### RECORDS FOR THIS TASK

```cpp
extern "C" int mxe_evidence_reduce(mxe_ctx* ctx, int n_groups, const int32_t* group_offset, int n_alpha, const double* H,
                                   const int32_t* chain_index, const double* logp, const double* log_quad,
                                   const double* log_mix, const double* log_prior, int row_mode, const int32_t* pick,
                                   int n_f, const double* F,
                                   double* out_logZ, int32_t* out_kmax, int32_t* out_ngood, double* out_walpha,
                                   double* out_row, double* out_fval, double* out_wmodel, double* out_mean,
                                   double* out_between, double* out_fmean, double* out_fcov, int32_t* out_used, float* out_ms)
try {
    if (!ctx || n_groups < 1 || !group_offset || n_alpha < 1 || !logp || !log_quad || !log_mix || n_f < 0 || (n_f > 0 && !F) ||
        row_mode < 0 || row_mode > 2 || (row_mode == 2 && !pick)) return MXE_ERR_ARG;
    if (group_offset[0] != 0) return MXE_ERR_ARG;
    for (int g = 0; g < n_groups; ++g)
        if (group_offset[g + 1] < group_offset[g]) return MXE_ERR_ARG;
    const size_t ns = (size_t)group_offset[n_groups], na = n_alpha, nw = ctx->n_omega, nf = n_f, ng = n_groups;
    const size_t lim = 0x7fffffffull;
    if (ns * na > lim || (H && ns * na * nw > lim) || ns * nw > lim || ns * std::max<size_t>(nf, 1) > lim || nf * nw > lim ||
        ng * nw > lim || ng * nf * nf > lim) return MXE_ERR_ARG;
    if (!H && !ctx->launched) return MXE_ERR_STATE;
    std::vector<long long> hrow0(std::max<size_t>(ns, 1));
    if (!H) {
        if (n_alpha != ctx->n_alpha) return MXE_ERR_ARG;
        for (size_t s = 0; s < ns; ++s) {
            const int c = chain_index ? chain_index[s] : (int)s;
            if (c < 0 || c >= ctx->n_chain) return MXE_ERR_ARG;
            hrow0[s] = (long long)c * n_alpha;
        }
    } else {
        for (size_t s = 0; s < ns; ++s) hrow0[s] = (long long)(s * na);
    }
    if (row_mode == 2)
        for (size_t s = 0; s < ns; ++s) if (pick[s] >= n_alpha) return MXE_ERR_ARG;
    if (!all_finite(log_quad, na) || !all_finite(log_mix, na) || (nf && !all_finite(F, nf * nw))) return MXE_ERR_ARG;
    if (log_prior)
        for (size_t s = 0; s < ns; ++s)
            if (std::isnan(log_prior[s]) || log_prior[s] == INFINITY) return MXE_ERR_ARG;
    HIPCHK(ctx, hipSetDevice(ctx->device));
    const size_t oP = H ? ns * na * nw : 0, oQ = oP + ns * na, oX = oQ + na, oPr = oX + na, oF = oPr + ns, oZ = oF + nf * nw,
                 oW = oZ + ns, oR = oW + ns * na, oV = oR + ns * nw, oU = oV + ns * nf, oM = oU + ns, oB = oM + ng * nw,
                 oFm = oB + ng * nw, oFc = oFm + ng * nf, total = oFc + ng * nf * nf;
    const size_t iP = ng + 1, iG = iP + ns, iUs = iG + ns * na, iK = iUs + ns, iN = iK + ns, iU = iN + ns, itotal = iU + ng;
    HIPCHK(ctx, ctx->er_d.ensure(total));
    HIPCHK(ctx, ctx->er_i.ensure(itotal));
    HIPCHK(ctx, ctx->er_l.ensure(hrow0.size()));
    double* d = ctx->er_d.p;
    int* di = ctx->er_i.p;
    std::vector<int> hi(group_offset, group_offset + ng + 1);
    hi.resize(iG, 0);
    if (row_mode == 2) for (size_t s = 0; s < ns; ++s) hi[iP + s] = pick[s];
    std::vector<double> hprior(std::max<size_t>(ns, 1), 0.0);
    if (log_prior) for (size_t s = 0; s < ns; ++s) hprior[s] = log_prior[s];
    if (H && ns) HIPCHK(ctx, hipMemcpyAsync(d, H, ns * na * nw * 8, hipMemcpyHostToDevice, ctx->stream));
    if (ns) HIPCHK(ctx, hipMemcpyAsync(d + oP, logp, ns * na * 8, hipMemcpyHostToDevice, ctx->stream));
    HIPCHK(ctx, hipMemcpyAsync(d + oQ, log_quad, na * 8, hipMemcpyHostToDevice, ctx->stream));
    HIPCHK(ctx, hipMemcpyAsync(d + oX, log_mix, na * 8, hipMemcpyHostToDevice, ctx->stream));
    if (ns) HIPCHK(ctx, hipMemcpyAsync(d + oPr, hprior.data(), ns * 8, hipMemcpyHostToDevice, ctx->stream));
    if (nf) HIPCHK(ctx, hipMemcpyAsync(d + oF, F, nf * nw * 8, hipMemcpyHostToDevice, ctx->stream));
    HIPCHK(ctx, hipMemcpyAsync(di, hi.data(), iG * sizeof(int), hipMemcpyHostToDevice, ctx->stream));
    HIPCHK(ctx, hipMemcpyAsync(ctx->er_l.p, hrow0.data(), hrow0.size() * sizeof(long long), hipMemcpyHostToDevice, ctx->stream));
    mxe::EvidenceParams ep;
    ep.H = H ? d : ctx->dout_H.p; ep.row0 = ctx->er_l.p;
    ep.logp = d + oP; ep.log_quad = d + oQ; ep.log_mix = d + oX; ep.log_prior = d + oPr; ep.pick = di + iP; ep.off = di;
    ep.F = d + oF; ep.n_alpha = n_alpha; ep.nw = (int)nw; ep.n_f = n_f; ep.row_mode = row_mode;
    ep.good = di + iG; ep.usable = di + iUs; ep.logZ = d + oZ; ep.kmax = di + iK; ep.ngood = di + iN; ep.walpha = d + oW;
    ep.row = d + oR; ep.fval = d + oV; ep.wmodel = d + oU; ep.mean = d + oM; ep.between = d + oB; ep.fmean = d + oFm;
    ep.fcov = d + oFc; ep.used = di + iU;
    SvdScratch sc;
    if (out_ms) {
        HIPCHK(ctx, hipEventCreate(&sc.e0)); HIPCHK(ctx, hipEventCreate(&sc.e1));
        HIPCHK(ctx, hipEventRecord(sc.e0, ctx->stream));
    }
    if (ns) {
        hipLaunchKernelGGL(mxe::evidence_scan_kernel, dim3((unsigned)ns), dim3(mxe::EV_T), 0, ctx->stream, ep);
        HIPCHK(ctx, hipGetLastError());
    }
    hipLaunchKernelGGL(mxe::evidence_group_kernel, dim3((unsigned)ng), dim3(mxe::EV_T), 0, ctx->stream, ep);
    HIPCHK(ctx, hipGetLastError());
    if (out_ms) HIPCHK(ctx, hipEventRecord(sc.e1, ctx->stream));
    if (out_logZ && ns) HIPCHK(ctx, hipMemcpyAsync(out_logZ, d + oZ, ns * 8, hipMemcpyDeviceToHost, ctx->stream));
    if (out_walpha && ns) HIPCHK(ctx, hipMemcpyAsync(out_walpha, d + oW, ns * na * 8, hipMemcpyDeviceToHost, ctx->stream));
    if (out_row && ns) HIPCHK(ctx, hipMemcpyAsync(out_row, d + oR, ns * nw * 8, hipMemcpyDeviceToHost, ctx->stream));
    if (out_fval && ns * nf) HIPCHK(ctx, hipMemcpyAsync(out_fval, d + oV, ns * nf * 8, hipMemcpyDeviceToHost, ctx->stream));
    if (out_wmodel && ns) HIPCHK(ctx, hipMemcpyAsync(out_wmodel, d + oU, ns * 8, hipMemcpyDeviceToHost, ctx->stream));
    if (out_mean) HIPCHK(ctx, hipMemcpyAsync(out_mean, d + oM, ng * nw * 8, hipMemcpyDeviceToHost, ctx->stream));
    if (out_between) HIPCHK(ctx, hipMemcpyAsync(out_between, d + oB, ng * nw * 8, hipMemcpyDeviceToHost, ctx->stream));
    if (out_fmean && nf) HIPCHK(ctx, hipMemcpyAsync(out_fmean, d + oFm, ng * nf * 8, hipMemcpyDeviceToHost, ctx->stream));
    if (out_fcov && nf) HIPCHK(ctx, hipMemcpyAsync(out_fcov, d + oFc, ng * nf * nf * 8, hipMemcpyDeviceToHost, ctx->stream));
    std::vector<int> hout(2 * ns + ng);
    if (ns) HIPCHK(ctx, hipMemcpyAsync(hout.data(), di + iK, 2 * ns * sizeof(int), hipMemcpyDeviceToHost, ctx->stream));
    HIPCHK(ctx, hipMemcpyAsync(hout.data() + 2 * ns, di + iU, ng * sizeof(int), hipMemcpyDeviceToHost, ctx->stream));
    HIPCHK(ctx, stream_wait(ctx->stream));
    for (size_t s = 0; s < ns; ++s) {
        if (out_kmax) out_kmax[s] = hout[s];
        if (out_ngood) out_ngood[s] = hout[ns + s];
    }
    if (out_used) for (size_t g = 0; g < ng; ++g) out_used[g] = hout[2 * ns + g];
    if (out_ms) HIPCHK(ctx, hipEventElapsedTime(out_ms, sc.e0, sc.e1));
    return MXE_OK;
}
MXE_CATCH_ALL

#include "mxe_bincheck.hip.h"

extern "C" int mxe_bins_check(int device, int n_sets, int n_bins, int n_data, const double* bins,
                              const double* T, const int32_t* rank,
                              double* out_mean, double* out_err2, double* out_skew, double* out_kurt,
                              int32_t* out_levels, float* out_ms)
try {
    if (n_sets < 1 || n_bins < 2 || n_data < 1 || n_data > mxe::BINS_NMAX || !bins || !out_mean || !out_err2 || !out_skew ||
        !out_kurt || !out_levels || (T == nullptr) != (rank == nullptr)) return MXE_ERR_ARG;
    if ((int64_t)n_bins * n_data > INT32_MAX) return MXE_ERR_ARG;
    const size_t m = n_bins, n = n_data, ns = n_sets, nel = ns * m * n;
    if (rank)
        for (size_t s = 0; s < ns; ++s) if (rank[s] < 0 || rank[s] > n_data) return MXE_ERR_ARG;
    if (!all_finite(bins, nel) || (T && !all_finite(T, ns * n * n))) return MXE_ERR_ARG;
    int L = 0;
    while ((n_bins >> (L + 1)) >= 1) ++L;
    int ndev = 0;
    if (hipGetDeviceCount(&ndev) != hipSuccess || ndev < 1) return MXE_ERR_NODEVICE;
    if (device < 0 || device >= ndev) return MXE_ERR_ARG;
    SVDCHK(hipSetDevice(device));
    SvdScratch sc;
    SVDCHK(hipStreamCreateWithFlags(&sc.stream, hipStreamNonBlocking));
    mxe::BinCheckParams p;
    p.m = n_bins; p.n = n_data; p.L = L;
    const size_t nout = ns * (size_t)L * n;
    double *dbins, *dT = nullptr;
    int* drank = nullptr;
    SVDCHK(sc.alloc(&dbins, nel));
    if (T) { SVDCHK(sc.alloc(&dT, ns * n * n)); SVDCHK(sc.alloc(&drank, ns)); }
    SVDCHK(sc.alloc(&p.part, ns * mxe::BINS_NWAVE * n * 2)); SVDCHK(sc.alloc(&p.part2, ns * mxe::BINS_NWAVE * n * 3));
    SVDCHK(sc.alloc(&p.Y0, nel)); SVDCHK(sc.alloc(&p.Y1, std::max<size_t>(ns * (m >> 1) * n, 1)));
    SVDCHK(sc.alloc(&p.out_mean, ns * n)); SVDCHK(sc.alloc(&p.out_err2, nout));
    SVDCHK(sc.alloc(&p.out_skew, nout)); SVDCHK(sc.alloc(&p.out_kurt, nout));
    p.bins = dbins; p.T = dT; p.rank = drank;
    SVDCHK(hipMemcpyAsync(dbins, bins, nel * 8, hipMemcpyHostToDevice, sc.stream));
    if (T) {
        SVDCHK(hipMemcpyAsync(dT, T, ns * n * n * 8, hipMemcpyHostToDevice, sc.stream));
        SVDCHK(hipMemcpyAsync(drank, rank, ns * 4, hipMemcpyHostToDevice, sc.stream));
    }
    if (out_ms) {
        SVDCHK(hipEventCreate(&sc.e0)); SVDCHK(hipEventCreate(&sc.e1));
// ... 16 lines not shown
```

### maxent_amd/csrc/mxe_eval.hip.h

```cpp
#pragma once
#include "mxe_kernel.hip.h"

namespace mxe {
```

######

ASSIGNMENT
All lines of the records above with the word "hipMemcpyDeviceToHost" in them are to be copied.

WRITTEN ANSWER
    if (out_logZ && ns) HIPCHK(ctx, hipMemcpyAsync(out_logZ, d + oZ, ns * 8, hipMemcpyDeviceToHost, ctx->stream));
    if (out_walpha && ns) HIPCHK(ctx, hipMemcpyAsync(out_walpha, d + oW, ns * na * 8, hipMemcpyDeviceToHost, ctx->stream));
    if (out_row && ns) HIPCHK(ctx, hipMemcpyAsync(out_row, d + oR, ns * nw * 8, hipMemcpyDeviceToHost, ctx->stream));
    if (out_fval && ns * nf) HIPCHK(ctx, hipMemcpyAsync(out_fval, d + oV, ns * nf * 8, hipMemcpyDeviceToHost, ctx->stream));
    if (out_wmodel && ns) HIPCHK(ctx, hipMemcpyAsync(out_wmodel, d + oU, ns * 8, hipMemcpyDeviceToHost, ctx->stream));
    if (out_mean) HIPCHK(ctx, hipMemcpyAsync(out_mean, d + oM, ng * nw * 8, hipMemcpyDeviceToHost, ctx->stream));
    if (out_between) HIPCHK(ctx, hipMemcpyAsync(out_between, d + oB, ng * nw * 8, hipMemcpyDeviceToHost, ctx->stream));
    if (out_fmean && nf) HIPCHK(ctx, hipMemcpyAsync(out_fmean, d + oFm, ng * nf * 8, hipMemcpyDeviceToHost, ctx->stream));
    if (out_fcov && nf) HIPCHK(ctx, hipMemcpyAsync(out_fcov, d + oFc, ng * nf * nf * 8, hipMemcpyDeviceToHost, ctx->stream));
    if (ns) HIPCHK(ctx, hipMemcpyAsync(hout.data(), di + iK, 2 * ns * sizeof(int), hipMemcpyDeviceToHost, ctx->stream));
    HIPCHK(ctx, hipMemcpyAsync(hout.data() + 2 * ns, di + iU, ng * sizeof(int), hipMemcpyDeviceToHost, ctx->stream));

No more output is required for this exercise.